Defining Decent: Dec 2021 - Aug 2022

Late last year, our team of touring artists, music lovers, builders, and economists came together because we saw a problem with the music industry as we knew it. 

It had lost its luster; centralized entities controlled the value placed on the hard work of creators, often measuring their success with social engagements and “virality” over quality. Web3 offered a new opportunity for musicians and creatives to capture value from their art in ways they couldn’t in web2, from cultivating deeper relationships with their fans to earning far beyond their current streaming payouts. 

So, we built Decent.

Our team went to work to prove our core thesis: by building a product that worked with web2 music distribution platforms, we could tap into new means of value capture that many were overlooking. Streaming giants like Spotify are web3 music’s biggest competitors, but we saw the opportunity to leverage their mass adoption for the benefit of musicians and their fans.

In collaboration with artists at the forefront of web3 music innovation, we came to understand what creators were looking for and challenged ourselves to go further to make those dreams a reality. By combining different methods of value capture, we deployed fifteen contracts that built upon the foundation of what the blockchain uniquely enables – things like democratized ownership, composability, and persistent links between actions and the value they create.

Here are some highlights:

Treasury-Backed Collectibles

Our initial goal was to develop the artist-fan relationship past mere patronage. We hypothesized that if active communities can create tangible acceleration for artists’ careers through the technology available on-chain, both creators and their fans could reap the benefits. 

Through our treasury-backed smart contracts, we built a structure that incentivized community engagement for mutual success and allowed for investment growth that wasn’t dependent on the crypto market, capturing value far beyond initial hype. Take Ben Kessler, whose release of his song “Concrete” as a collection and the flurry of organic engagement that followed triggered the Spotify algorithm and spurred a massive (~100%) uptick in otherwise-steady stream counts that will translate to value for himself and his collectors.

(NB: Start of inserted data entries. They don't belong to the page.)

+static bool dsb_walk_adopted(int B, int H, int W, int C, int k2, int ncu, DsbPlan& plan) {
+  if (!(C == 32 && k2 == 7 && H == 80 && W == 80 && ((long)B * 8) % ncu == 0)) return false;
+  const int TW = 80, SR = 10, RS = 4;
+  plan = {1, TW, SR, RS, 512, dsb_walk_lds_bytes(TW, C, 3, k2, RS), 0.};
+  return true;
+}
+static bool dsb_plan(int B, int H, int W, int C, int k1, int k2, DsbPlan& plan) {
+  const int ncu = dsb_ncu();
+  const long form = tune().dsb_form;
+  struct Memo { long key[10]; DsbPlan plan; };
+  static thread_local Memo memo[16];
+  static thread_local int next = 0;
+  const long key[10] = {B, H, W, C, k2, form, tune().dsb_tw, tune().dsb_sr, tune().dsb_rb, tune().dsb_thr * 1024 + ncu};
+  for (const Memo& m : memo)
+    if (m.key[0] && !memcmp(m.key, key, sizeof(key))) {
+      plan = m.plan;
+      return true;
+    }
+  DsbPlan band, walk;
+  const bool has_band = form != 1 && dsb_plan_band(B, H, W, C, k1, k2, ncu, band);
+  const bool has_walk = form != 0 && dsb_plan_walk(B, H, W, C, k1, k2, ncu, walk);
+  if (form == 2 && !has_band) return false;
+  if (form == 2) {
+    if (!(tune().dsb_rb == 0 && tune().dsb_tw == 0 && tune().dsb_sr == 0 && tune().dsb_thr == 0 && dsb_walk_adopted(B, H, W, C, k2, ncu, plan))) plan = band;
+  } else if (has_band && has_walk) plan = walk.cost < band.cost ? walk : band;
+  else if (has_band) plan = band;
+  else if (has_walk) plan = walk;
+  else return false;
+  Memo& m = memo[next++ & 15];
+  memcpy(m.key, key, sizeof(key));
+  m.plan = plan;
+  return true;
+}
+
+extern "C" int ey_dsb_pair_plan(int B, int H, int W, int C, int k2, int* out6) {
+  EY_CHECK(out6 && B > 0 && H > 0 && W > 0 && (C == 32 || C == 64) && (k2 == 5 || k2 == 7), "dsb_pair_plan: bad argument");
+  DsbPlan plan;
+  if (!dsb_plan(B, H, W, C, 3, k2, plan)) return ey_set_error(EY_EUNSUPPORTED, "dsb_pair_plan: nothing fits LDS");
+  out6[0] = plan.form; out6[1] = plan.TW; out6[2] = plan.SR; out6[3] = plan.RS; out6[4] = plan.threads; out6[5] = (int)plan.lds;
+  return EY_OK;
+}
+
+template <auto Kernel>
+static int dsb_launch(DsbP p, dim3 grid, int threads, size_t lds, hipStream_t st) {
+  if (lds > 64 * 1024 && hipFuncSetAttribute((const void*)Kernel, hipFuncAttributeMaxDynamicSharedMemorySize, (int)lds) != hipSuccess)
+    return ey_set_error(EY_ELAUNCH, "dsb_pair: cannot reserve %zu B of LDS", lds);
+  hipLaunchKernelGGL(Kernel, grid, dim3((unsigned)threads), lds, st, p);
   EY_LAUNCH_CHECK("ey_dsb_pair");
   return EY_OK;
 }
@@ -228,26 +476,46 @@
                     ey_aligned(w_dw1_kkc, 16) && ey_aligned(w_dw2_kkc, 16) && ey_aligned(w_pw1_packed, 16) && ey_aligned(w_pw2_packed, 16) &&
                     (long)B * H * W <= tune().dsb_max_px;
   if (!fits) return ey_set_error(EY_EUNSUPPORTED, "dsb_pair: shape outside the fused kernel (f16, C 32/64, k 3 -> 5/7, small maps)");
-  const int RB = dsb_band_rows(B, H, W, C, k1, k2);
-  if (RB < 1) return ey_set_error(EY_EUNSUPPORTED, "dsb_pair: a one-row band of a %d-wide map does not fit LDS", W);
+  {
+    const uintptr_t xa = (uintptr_t)x, ya = (uintptr_t)y;
+    if (xa < ya + (uintptr_t)ybytes && ya < xa + (uintptr_t)xbytes) {
+      const long cs = x_cstride, d = (((long)(ya / es) - (long)(xa / es)) % cs + cs) % cs;
+      if (x_cstride != y_cstride || d < C || cs - d < C) return ey_set_error(EY_EUNSUPPORTED, "dsb_pair: y overlaps x (only disjoint channel windows of one buffer may)");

Crescendo: Release on a Bonding Curve

With independent pop artist Amanda Frances, we sought to disrupt the idea that an NFT had to “sell out” in order to be successful. Crescendo challenged that definition of success, proving that pricing on a bonding curve effectively captured surplus demand, which enabled fans to facilitate price discovery and uniquely aligned incentives between artists and their supporters. With Crescendo, the growth of Amanda's community mirrors the streaming success of “attachment theory,” which to date has grown 300% post release with Decent. An unlimited supply allows for new fans to join without the need to take the place from another, extending its reach and making the community more valuable to the next supporter.

Elevated Fan Relationships with Liquid Staking

Further pushing the boundaries of community-driven value, we teamed up with multidisciplinary artist Harrison First to build a more exciting post-mint relationship between him and his fans. Uniquely special and magical in web3 is the close nature in which individuals, collectors, and fans are able to experiment with, provide feedback, and make close relationships with artists they love. One manifestation of that has been with artist DAOs. Harrison’s release on Decent enabled fans to stake their NFTs in exchange for $FIRST tokens, which serve as entry points into his community and can be redeemed for IRL rewards. 

Web3 Release Playbook (with Glass Protocol) 

The reliance on centrally-controlled, gated platforms for web3 releases - while great for artist discoverability - has led to the fragmentation of creator communities across these mediums. These bespoke platforms all bring their own nuances to their on-chain releases, in some ways complimentary, and with Buppy. we set out to test how we could use them to our advantage. Our collaboration acted as a fundraising mechanism, with the capital used from that release funding the development of a music video later released on Glass. 

To further connect the communities, our Splits functionality enabled earnings from the music video to flow back into the wallets of the community that played a part in its creation. This cross-platform collaboration, a demonstration of our infrastructure’s composability, is a core pillar of the future thriving web3 ecosystem.

What We Learned

It is through these collaborations and conversations with the larger web3 music community that we were able to observe some key trends in the space:

  1. Artists want to enhance the capabilities of their on-chain releases beyond the limitations of platforms’ drop structures.

  2. Fans are looking for their “why” to collect in a state of innovative stagnation and the bear market.

The technology we developed over the last year has been in pursuit of answers to these points, but we still have only scratched the surface in unearthing the possibilities that web3 holds for the creators that drive it. Decent believes in a future where artists are in control of their content and careers, and we’re more motivated than ever to continue building tools to make that a reality.